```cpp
static int column_sum_impl(const char *who, int dtype, const void *x, void *out, int out_dtype, void *workspace, int64_t workspace_bytes,
                           int64_t rows, int cols, int64_t ld, int device, void *stream)
{
    if (rows < 0 || cols < 0 || ld < cols) return fail(MDETR_E_ARG, "%s: bad shape rows=%lld cols=%d ld=%lld", who,
                                                      static_cast<long long>(rows), cols, static_cast<long long>(ld));
    if (out_dtype != MDETR_F32 && out_dtype != MDETR_BF16) return fail(MDETR_E_ARG, "%s: out_dtype must be MDETR_F32 or MDETR_BF16", who);
    if (cols == 0) return MDETR_OK;
    if (!out || !workspace || (rows > 0 && !x)) return fail(MDETR_E_ARG, "%s: null pointer", who);
    if (!mdetr::colsum_supported(dtype, cols, ld, x))
        return fail(MDETR_E_ARG, "%s: needs f32 (cols %% 4 == 0) or bf16 (cols %% 8 == 0), 16-byte aligned rows", who);
    if (workspace_bytes < mdetr::colsum_workspace_bytes(rows, cols))
        return fail(MDETR_E_ARG, "%s: workspace too small", who);
    DeviceScope dev(device);
    if (dev.err != hipSuccess) return fail(MDETR_E_HIP, "%s: set device %d: %s", who, device, hipGetErrorString(dev.err));
    mdetr::ProfileScope prof(12, cols, static_cast<hipStream_t>(stream), 0.0, static_cast<double>(rows) * cols * (dtype == MDETR_BF16 ? 2.0 : 4.0) / 1e3);
    const hipError_t e = mdetr::colsum_launch(dtype, x, out, workspace, rows, cols, ld, static_cast<hipStream_t>(stream), out_dtype);
    if (e != hipSuccess) return fail(MDETR_E_HIP, "%s: launch failed: %s", who, hipGetErrorString(e));
    return MDETR_OK;
}

int mdetr_column_sum(int dtype, const void *x, float *out, void *workspace, int64_t workspace_bytes,
                     int64_t rows, int cols, int64_t ld, int device, void *stream)
{
    return column_sum_impl("mdetr_column_sum", dtype, x, out, MDETR_F32, workspace, workspace_bytes, rows, cols, ld, device, stream);
}

int mdetr_column_sum_to(int dtype, const void *x, void *out, int out_dtype, void *workspace, int64_t workspace_bytes,
                        int64_t rows, int cols, int64_t ld, int device, void *stream)
{
    return column_sum_impl("mdetr_column_sum_to", dtype, x, out, out_dtype, workspace, workspace_bytes, rows, cols, ld, device, stream);
}

int mdetr_box_refine(const float *delta, const float *ref, float *out, int64_t rows, int nd, int device, void *stream)
{
    if (rows < 0 || (nd != 2 && nd != 6)) return fail(MDETR_E_ARG, "mdetr_box_refine: bad sizes rows=%lld nd=%d (2 or 6)", static_cast<long long>(rows), nd);
    if (rows == 0) return MDETR_OK;
    if (!delta || !ref || !out) return fail(MDETR_E_ARG, "mdetr_box_refine: null pointer");
    DeviceScope dev(device);
    if (dev.err != hipSuccess) return fail(MDETR_E_HIP, "mdetr_box_refine: set device %d: %s", device, hipGetErrorString(dev.err));
    const hipError_t e = mdetr::box_refine_launch(delta, ref, out, rows, nd, static_cast<hipStream_t>(stream));
    if (e != hipSuccess) return fail(MDETR_E_HIP, "mdetr_box_refine: launch failed: %s", hipGetErrorString(e));
    return MDETR_OK;
}

static int head_tail_dims(const char *who, int L, int B, int Q, int nd0, int H, int W, mdetr::HeadTailDims *d)
{
    if (L <= 0 || B <= 0 || Q <= 0 || H <= 0 || W <= 0 || (nd0 != 2 && nd0 != 6) || static_cast<int64_t>(L) * B * Q * 6 >= (1ll << 31))
        return fail(MDETR_E_ARG, "%s: bad sizes L=%d B=%d Q=%d nd0=%d H=%d W=%d", who, L, B, Q, nd0, H, W);
    d->L = L; d->B = B; d->Q = Q; d->nd0 = nd0; d->H = H; d->W = W;
    return MDETR_OK;
}

int mdetr_head_tail_forward(const float *delta, const float *init_ref, const float *inter_refs, const float *size3d, const float *depth_reg,
                            const float *depth_map, const float *img_h, const float *focal, float *coord, float *depth_ave,
                            int L, int B, int Q, int nd0, int H, int W, int device, void *stream)
{
    mdetr::HeadTailDims d;
    if (int rc = head_tail_dims("mdetr_head_tail_forward", L, B, Q, nd0, H, W, &d)) return rc;
    if (!delta || !init_ref || (L > 1 && !inter_refs) || !size3d || !depth_reg || !depth_map || !img_h || !focal || !coord || !depth_ave)
        return fail(MDETR_E_ARG, "mdetr_head_tail_forward: null pointer");
    DeviceScope dev(device);
    if (dev.err != hipSuccess) return fail(MDETR_E_HIP, "mdetr_head_tail_forward: set device %d: %s", device, hipGetErrorString(dev.err));
    const hipError_t e = mdetr::head_tail_forward_launch(d, delta, init_ref, inter_refs, size3d, depth_reg, depth_map, img_h, focal, coord, depth_ave,
                                                         static_cast<hipStream_t>(stream));
    if (e != hipSuccess) return fail(MDETR_E_HIP, "mdetr_head_tail_forward: launch failed: %s", hipGetErrorString(e));
    return MDETR_OK;
}

int mdetr_head_tail_backward(const float *init_ref, const float *size3d, const float *depth_reg, const float *img_h, const float *focal,
                             const float *coord, const float *g_coord, const float *g_depth, float *g_delta, float *g_init_ref,
                             float *g_size3d, float *g_depth_reg, float *g_map, int L, int B, int Q, int nd0, int H, int W, int device, void *stream)
{
    mdetr::HeadTailDims d;
    if (int rc = head_tail_dims("mdetr_head_tail_backward", L, B, Q, nd0, H, W, &d)) return rc;
    if (!init_ref || !size3d || !depth_reg || !img_h || !focal || !coord || !g_delta || !g_init_ref || !g_size3d || !g_depth_reg)
        return fail(MDETR_E_ARG, "mdetr_head_tail_backward: null pointer");
    DeviceScope dev(device);
    if (dev.err != hipSuccess) return fail(MDETR_E_HIP, "mdetr_head_tail_backward: set device %d: %s", device, hipGetErrorString(dev.err));
    const hipError_t e = mdetr::head_tail_backward_launch(d, init_ref, size3d, depth_reg, img_h, focal, coord, g_coord, g_depth, g_delta, g_init_ref,
                                                          g_size3d, g_depth_reg, g_map, static_cast<hipStream_t>(stream));
    if (e != hipSuccess) return fail(MDETR_E_HIP, "mdetr_head_tail_backward: launch failed: %s", hipGetErrorString(e));
    return MDETR_OK;
}

int mdetr_chunk_sums(const mdetr_chunk_job *jobs, int njobs, int device, void *stream)
{
    if (njobs == 0) return MDETR_OK;
    const char *why = mdetr::chunk_sums_check(jobs, njobs);
    if (why) return fail(MDETR_E_ARG, "mdetr_chunk_sums: %s (%d jobs)", why, njobs);
    DeviceScope dev(device);
    if (dev.err != hipSuccess) return fail(MDETR_E_HIP, "mdetr_chunk_sums: set device %d: %s", device, hipGetErrorString(dev.err));
    double kb = 0.0;
    for (int i = 0; i < njobs; ++i) kb += (static_cast<double>(jobs[i].chunks) * jobs[i].cols * 4.0 + jobs[i].cols * (jobs[i].out_dtype == 2 ? 2.0 : 4.0)) / 1e3;
    mdetr::ProfileScope prof(12, njobs, static_cast<hipStream_t>(stream), 0.0, kb);
    const hipError_t e = mdetr::chunk_sums_launch(jobs, njobs, static_cast<hipStream_t>(stream));
    if (e != hipSuccess) return fail(MDETR_E_HIP, "mdetr_chunk_sums: launch failed: %s", hipGetErrorString(e));
    return MDETR_OK;
}

static int conv3x3_any(const char *who, const void *x, const void *w, const float *shift, const void *mask, void *y, int B, int H, int W, int C, int N,
                       int relu, int device, void *stream)
{
    if (B < 0 || H < 0 || W < 0 || C <= 0 || N <= 0) return fail(MDETR_E_ARG, "%s: bad sizes B=%d H=%d W=%d C=%d N=%d", who, B, H, W, C, N);
    if (B == 0 || H == 0 || W == 0) return MDETR_OK;
// ... 686 lines not shown
```

monodetr_amd/csrc/tgemm.h:

```cpp
#pragma once
#include <hip/hip_runtime.h>
#include <stdint.h>

namespace mdetr {

constexpr int kTgemmRelu = 1, kTgemmNN = 2, kTgemmBiasF32 = 4, kTgemmOutF32 = 8;

struct TgemmProblem {
    const void *a;
    const void *w;
    const void *bias;
    const void *res;
    void *y;
    int64_t T;
    int N, K;
    int64_t lda, ldw, ldr, ldy;
    int flags;
    float dropout_p;
    uint64_t seed;
    const uint64_t *seed_dev;
    const void *mask = nullptr;
    int64_t ldm = 0;
    bool f32 = false;
};

bool tgemm_supported(const TgemmProblem &p);
hipError_t tgemm_launch(const TgemmProblem &p, hipStream_t st);

}
```

monodetr_amd/csrc/tgemm.hip:

```cpp
#include <hip/hip_runtime.h>
#include <stdint.h>
#include <stdio.h>
#include <stdlib.h>
#include <string.h>

#include <mdetr_wave.h>

#include "add_ln_math.h"
#include "mdetr_transpose.h"
#include "msda.h"
#include "tgemm.h"
#include "mdetr_tune.h"

namespace mdetr {
namespace {

constexpr int kThreadsT = 256;
constexpr int kBK = 64;
constexpr int kLd = kBK + 8;
constexpr int kCPad = 4;

struct TgemmArgs {
    const __bf16 *a, *w, *res, *mask;
    const void *bias;
    void *y;
    int64_t T, lda, ldw, ldr, ldy, ldm;
    int N, K, gx, ny, flags, tiles_m;
    uint32_t thresh;
    float keep_scale;
    uint64_t seed;
    const uint64_t *seed_dev;
};

template <int BM, int BN>
constexpr size_t tgemm_lds()
{
    constexpr size_t slabs = static_cast<size_t>(2) * (BM + BN) * kLd * 2, tile = static_cast<size_t>(BM) * (BN + kCPad) * 4;
    return slabs > tile ? slabs : tile;
}

__device__ __forceinline__ void transpose4x8(const bf16x8 (&in)[4], unsigned (&out)[8][2])
{
    unsigned d[4][4];
#pragma unroll
    for (int i = 0; i < 4; ++i) __builtin_memcpy(d[i], &in[i], 16);
#pragma unroll
    for (int q = 0; q < 8; ++q)
#pragma unroll
        for (int m = 0; m < 2; ++m) {
            const unsigned lo = d[2 * m][q >> 1], hi = d[2 * m + 1][q >> 1];
            out[q][m] = (q & 1) ? ((lo >> 16) | (hi & 0xffff0000u)) : ((lo & 0xffffu) | (hi << 16));
        }
}

#ifdef MDETR_TGEMM_TIMELINE
__device__ long long tgemm_tl[64];
#define TG_MARK(i) do { if (blockIdx.x == 3 && threadIdx.x == 0 && (i) < 64) tgemm_tl[(i)] = clock64(); } while (0)
#else
#define TG_MARK(i) do { } while (0)
#endif
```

####################

§ **Assigned task**
In the records above, find the lines holding "ProfileScope". Copy each one.

§ **Result of the exercise**
    mdetr::ProfileScope prof(12, cols, static_cast<hipStream_t>(stream), 0.0, static_cast<double>(rows) * cols * (dtype == MDETR_BF16 ? 2.0 : 4.0) / 1e3);
    mdetr::ProfileScope prof(12, njobs, static_cast<hipStream_t>(stream), 0.0, kb);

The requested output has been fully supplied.